▸ **EXERCISE MATERIALS**:

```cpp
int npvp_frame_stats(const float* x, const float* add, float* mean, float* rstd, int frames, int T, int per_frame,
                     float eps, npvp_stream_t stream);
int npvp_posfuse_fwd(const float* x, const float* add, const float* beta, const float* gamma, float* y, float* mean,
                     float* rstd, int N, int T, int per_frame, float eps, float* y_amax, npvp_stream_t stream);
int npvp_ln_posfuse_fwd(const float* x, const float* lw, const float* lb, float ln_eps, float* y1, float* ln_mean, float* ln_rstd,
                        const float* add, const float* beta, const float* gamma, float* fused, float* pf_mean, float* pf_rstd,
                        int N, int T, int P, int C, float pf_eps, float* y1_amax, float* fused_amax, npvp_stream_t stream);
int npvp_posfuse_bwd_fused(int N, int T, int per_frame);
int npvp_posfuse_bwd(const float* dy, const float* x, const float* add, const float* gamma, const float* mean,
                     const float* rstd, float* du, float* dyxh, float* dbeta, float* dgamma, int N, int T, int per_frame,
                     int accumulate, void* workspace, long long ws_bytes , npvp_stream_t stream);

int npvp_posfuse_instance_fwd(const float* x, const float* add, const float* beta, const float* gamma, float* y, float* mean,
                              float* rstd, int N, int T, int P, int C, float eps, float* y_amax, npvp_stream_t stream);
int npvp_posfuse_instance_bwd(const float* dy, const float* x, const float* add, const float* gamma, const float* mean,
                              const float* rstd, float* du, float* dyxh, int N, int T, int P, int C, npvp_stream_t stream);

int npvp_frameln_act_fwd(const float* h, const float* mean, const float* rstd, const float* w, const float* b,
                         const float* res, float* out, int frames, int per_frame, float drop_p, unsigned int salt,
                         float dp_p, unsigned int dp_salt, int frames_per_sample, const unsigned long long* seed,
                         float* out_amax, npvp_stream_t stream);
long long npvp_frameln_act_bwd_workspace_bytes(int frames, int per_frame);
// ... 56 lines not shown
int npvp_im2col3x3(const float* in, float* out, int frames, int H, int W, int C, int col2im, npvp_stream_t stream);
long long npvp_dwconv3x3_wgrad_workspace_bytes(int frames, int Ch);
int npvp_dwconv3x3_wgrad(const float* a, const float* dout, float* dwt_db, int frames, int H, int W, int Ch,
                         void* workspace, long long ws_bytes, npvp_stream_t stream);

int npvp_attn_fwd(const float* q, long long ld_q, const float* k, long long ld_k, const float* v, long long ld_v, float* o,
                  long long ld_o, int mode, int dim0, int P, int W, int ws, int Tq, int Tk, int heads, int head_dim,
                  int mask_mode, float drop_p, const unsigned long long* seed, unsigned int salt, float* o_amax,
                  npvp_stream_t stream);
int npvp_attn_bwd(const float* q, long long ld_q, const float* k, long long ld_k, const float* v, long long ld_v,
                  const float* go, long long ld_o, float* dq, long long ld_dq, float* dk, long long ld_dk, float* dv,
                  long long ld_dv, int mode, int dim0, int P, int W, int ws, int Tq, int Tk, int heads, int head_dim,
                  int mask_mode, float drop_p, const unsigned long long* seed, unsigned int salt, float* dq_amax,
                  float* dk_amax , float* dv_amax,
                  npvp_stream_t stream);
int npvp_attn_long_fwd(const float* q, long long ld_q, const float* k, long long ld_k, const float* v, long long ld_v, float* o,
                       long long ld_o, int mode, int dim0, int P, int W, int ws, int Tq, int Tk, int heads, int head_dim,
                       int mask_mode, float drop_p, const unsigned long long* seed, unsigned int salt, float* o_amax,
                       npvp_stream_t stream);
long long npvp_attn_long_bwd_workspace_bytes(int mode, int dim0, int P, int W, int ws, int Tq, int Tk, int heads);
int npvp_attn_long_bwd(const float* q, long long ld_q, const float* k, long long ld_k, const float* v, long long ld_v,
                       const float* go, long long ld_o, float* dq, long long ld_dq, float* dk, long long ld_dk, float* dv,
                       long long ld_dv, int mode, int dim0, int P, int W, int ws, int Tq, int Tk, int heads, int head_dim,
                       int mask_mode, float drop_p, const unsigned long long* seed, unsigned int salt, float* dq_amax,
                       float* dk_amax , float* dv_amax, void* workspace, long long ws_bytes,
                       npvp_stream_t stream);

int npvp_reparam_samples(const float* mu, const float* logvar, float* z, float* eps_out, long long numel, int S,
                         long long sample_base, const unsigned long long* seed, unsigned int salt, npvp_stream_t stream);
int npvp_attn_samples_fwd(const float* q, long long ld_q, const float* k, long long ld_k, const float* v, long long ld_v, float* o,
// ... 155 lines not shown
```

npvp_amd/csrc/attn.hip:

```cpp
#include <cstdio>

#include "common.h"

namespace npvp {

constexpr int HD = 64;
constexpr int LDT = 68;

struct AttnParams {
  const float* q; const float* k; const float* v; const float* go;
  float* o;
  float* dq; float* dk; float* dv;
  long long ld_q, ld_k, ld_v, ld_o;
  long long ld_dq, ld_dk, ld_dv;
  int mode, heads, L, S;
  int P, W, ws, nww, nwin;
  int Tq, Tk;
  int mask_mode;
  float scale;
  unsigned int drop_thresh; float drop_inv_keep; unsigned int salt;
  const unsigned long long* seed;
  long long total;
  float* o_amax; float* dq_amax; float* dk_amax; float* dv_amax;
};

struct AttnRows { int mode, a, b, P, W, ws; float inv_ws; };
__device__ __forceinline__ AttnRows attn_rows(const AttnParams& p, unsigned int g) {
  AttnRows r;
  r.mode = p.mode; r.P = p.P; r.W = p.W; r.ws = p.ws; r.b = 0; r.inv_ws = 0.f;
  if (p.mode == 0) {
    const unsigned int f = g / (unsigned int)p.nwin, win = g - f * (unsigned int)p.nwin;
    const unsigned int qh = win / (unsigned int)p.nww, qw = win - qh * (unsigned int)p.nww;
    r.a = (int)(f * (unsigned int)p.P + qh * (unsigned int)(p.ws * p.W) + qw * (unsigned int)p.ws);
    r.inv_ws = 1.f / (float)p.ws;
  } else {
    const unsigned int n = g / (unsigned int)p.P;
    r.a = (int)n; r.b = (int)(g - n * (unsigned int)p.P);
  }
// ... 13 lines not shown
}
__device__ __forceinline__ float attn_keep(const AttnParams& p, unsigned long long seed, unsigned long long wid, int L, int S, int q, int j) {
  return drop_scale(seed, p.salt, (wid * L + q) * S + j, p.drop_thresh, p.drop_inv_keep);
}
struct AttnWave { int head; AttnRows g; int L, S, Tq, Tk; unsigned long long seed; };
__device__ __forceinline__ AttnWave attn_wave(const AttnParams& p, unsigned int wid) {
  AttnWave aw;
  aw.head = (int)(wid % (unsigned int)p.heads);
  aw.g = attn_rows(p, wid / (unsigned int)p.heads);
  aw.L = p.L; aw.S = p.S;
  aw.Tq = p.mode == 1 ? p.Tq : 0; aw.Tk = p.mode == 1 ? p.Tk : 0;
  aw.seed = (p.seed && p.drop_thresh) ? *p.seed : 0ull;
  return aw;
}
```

▸ **EXERCISE DETAILS**:
Reproduce the entries in full, exactly as written.

▸ **OUTPUT**:
```cpp
int npvp_frame_stats(const float* x, const float* add, float* mean, float* rstd, int frames, int T, int per_frame,
                     float eps, npvp_stream_t stream);
int npvp_posfuse_fwd(const float* x, const float* add, const float* beta, const float* gamma, float* y, float* mean,
                     float* rstd, int N, int T, int per_frame, float eps, float* y_amax, npvp_stream_t stream);
int npvp_ln_posfuse_fwd(const float* x, const float* lw, const float* lb, float ln_eps, float* y1, float* ln_mean, float* ln_rstd,
                        const float* add, const float* beta, const float* gamma, float* fused, float* pf_mean, float* pf_rstd,
                        int N, int T, int P, int C, float pf_eps, float* y1_amax, float* fused_amax, npvp_stream_t stream);
int npvp_posfuse_bwd_fused(int N, int T, int per_frame);
int npvp_posfuse_bwd(const float* dy, const float* x, const float* add, const float* gamma, const float* mean,
                     const float* rstd, float* du, float* dyxh, float* dbeta, float* dgamma, int N, int T, int per_frame,
                     int accumulate, void* workspace, long long ws_bytes , npvp_stream_t stream);

int npvp_posfuse_instance_fwd(const float* x, const float* add, const float* beta, const float* gamma, float* y, float* mean,
                              float* rstd, int N, int T, int P, int C, float eps, float* y_amax, npvp_stream_t stream);
int npvp_posfuse_instance_bwd(const float* dy, const float* x, const float* add, const float* gamma, const float* mean,
                              const float* rstd, float* du, float* dyxh, int N, int T, int P, int C, npvp_stream_t stream);

int npvp_frameln_act_fwd(const float* h, const float* mean, const float* rstd, const float* w, const float* b,
                         const float* res, float* out, int frames, int per_frame, float drop_p, unsigned int salt,
                         float dp_p, unsigned int dp_salt, int frames_per_sample, const unsigned long long* seed,
                         float* out_amax, npvp_stream_t stream);
long long npvp_frameln_act_bwd_workspace_bytes(int frames, int per_frame);
// ... 56 lines not shown
int npvp_im2col3x3(const float* in, float* out, int frames, int H, int W, int C, int col2im, npvp_stream_t stream);
long long npvp_dwconv3x3_wgrad_workspace_bytes(int frames, int Ch);
int npvp_dwconv3x3_wgrad(const float* a, const float* dout, float* dwt_db, int frames, int H, int W, int Ch,
                         void* workspace, long long ws_bytes, npvp_stream_t stream);

int npvp_attn_fwd(const float* q, long long ld_q, const float* k, long long ld_k, const float* v, long long ld_v, float* o,
                  long long ld_o, int mode, int dim0, int P, int W, int ws, int Tq, int Tk, int heads, int head_dim,
                  int mask_mode, float drop_p, const unsigned long long* seed, unsigned int salt, float* o_amax,
                  npvp_stream_t stream);
int npvp_attn_bwd(const float* q, long long ld_q, const float* k, long long ld_k, const float* v, long long ld_v,
                  const float* go, long long ld_o, float* dq, long long ld_dq, float* dk, long long ld_dk, float* dv,
                  long long ld_dv, int mode, int dim0, int P, int W, int ws, int Tq, int Tk, int heads, int head_dim,
                  int mask_mode, float drop_p, const unsigned long long* seed, unsigned int salt, float* dq_amax,
                  float* dk_amax , float* dv_amax,
                  npvp_stream_t stream);
int npvp_attn_long_fwd(const float* q, long long ld_q, const float* k, long long ld_k, const float* v, long long ld_v, float* o,
                       long long ld_o, int mode, int dim0, int P, int W, int ws, int Tq, int Tk, int heads, int head_dim,
                       int mask_mode, float drop_p, const unsigned long long* seed, unsigned int salt, float* o_amax,
                       npvp_stream_t stream);
long long npvp_attn_long_bwd_workspace_bytes(int mode, int dim0, int P, int W, int ws, int Tq, int Tk, int heads);
int npvp_attn_long_bwd(const float* q, long long ld_q, const float* k, long long ld_k, const float* v, long long ld_v,
                       const float* go, long long ld_o, float* dq, long long ld_dq, float* dk, long long ld_dk, float* dv,
                       long long ld_dv, int mode, int dim0, int P, int W, int ws, int Tq, int Tk, int heads, int head_dim,
                       int mask_mode, float drop_p, const unsigned long long* seed, unsigned int salt, float* dq_amax,
                       float* dk_amax , float* dv_amax, void* workspace, long long ws_bytes,
                       npvp_stream_t stream);

int npvp_reparam_samples(const float* mu, const float* logvar, float* z, float* eps_out, long long numel, int S,
                         long long sample_base, const unsigned long long* seed, unsigned int salt, npvp_stream_t stream);
int npvp_attn_samples_fwd(const float* q, long long ld_q, const float* k, long long ld_k, const float* v, long long ld_v, float* o,
// ... 155 lines not shown
```

npvp_amd/csrc/attn.hip:

```cpp
#include <cstdio>

#include "common.h"

namespace npvp {

constexpr int HD = 64;
constexpr int LDT = 68;

struct AttnParams {
  const float* q; const float* k; const float* v; const float* go;
  float* o;
  float* dq; float* dk; float* dv;
  long long ld_q, ld_k, ld_v, ld_o;
  long long ld_dq, ld_dk, ld_dv;
  int mode, heads, L, S;
  int P, W, ws, nww, nwin;
  int Tq, Tk;
  int mask_mode;
  float scale;
  unsigned int drop_thresh; float drop_inv_keep; unsigned int salt;
  const unsigned long long* seed;
  long long total;
  float* o_amax; float* dq_amax; float* dk_amax; float* dv_amax;
};

struct AttnRows { int mode, a, b, P, W, ws; float inv_ws; };
__device__ __forceinline__ AttnRows attn_rows(const AttnParams& p, unsigned int g) {
  AttnRows r;
  r.mode = p.mode; r.P = p.P; r.W = p.W; r.ws = p.ws; r.b = 0; r.inv_ws = 0.f;
  if (p.mode == 0) {
    const unsigned int f = g / (unsigned int)p.nwin, win = g - f * (unsigned int)p.nwin;
    const unsigned int qh = win / (unsigned int)p.nww, qw = win - qh * (unsigned int)p.nww;
    r.a = (int)(f * (unsigned int)p.P + qh * (unsigned int)(p.ws * p.W) + qw * (unsigned int)p.ws);
    r.inv_ws = 1.f / (float)p.ws;
  } else {
    const unsigned int n = g / (unsigned int)p.P;
    r.a = (int)n; r.b = (int)(g - n * (unsigned int)p.P);
  }
// ... 13 lines not shown
}
__device__ __forceinline__ float attn_keep(const AttnParams& p, unsigned long long seed, unsigned long long wid, int L, int S, int q, int j) {
  return drop_scale(seed, p.salt, (wid * L + q) * S + j, p.drop_thresh, p.drop_inv_keep);
}
struct AttnWave { int head; AttnRows g; int L, S, Tq, Tk; unsigned long long seed; };
__device__ __forceinline__ AttnWave attn_wave(const AttnParams& p, unsigned int wid) {
  AttnWave aw;
  aw.head = (int)(wid % (unsigned int)p.heads);
  aw.g = attn_rows(p, wid / (unsigned int)p.heads);
  aw.L = p.L; aw.S = p.S;
  aw.Tq = p.mode == 1 ? p.Tq : 0; aw.Tk = p.mode == 1 ? p.Tk : 0;
  aw.seed = (p.seed && p.drop_thresh) ? *p.seed : 0ull;
  return aw;
}
```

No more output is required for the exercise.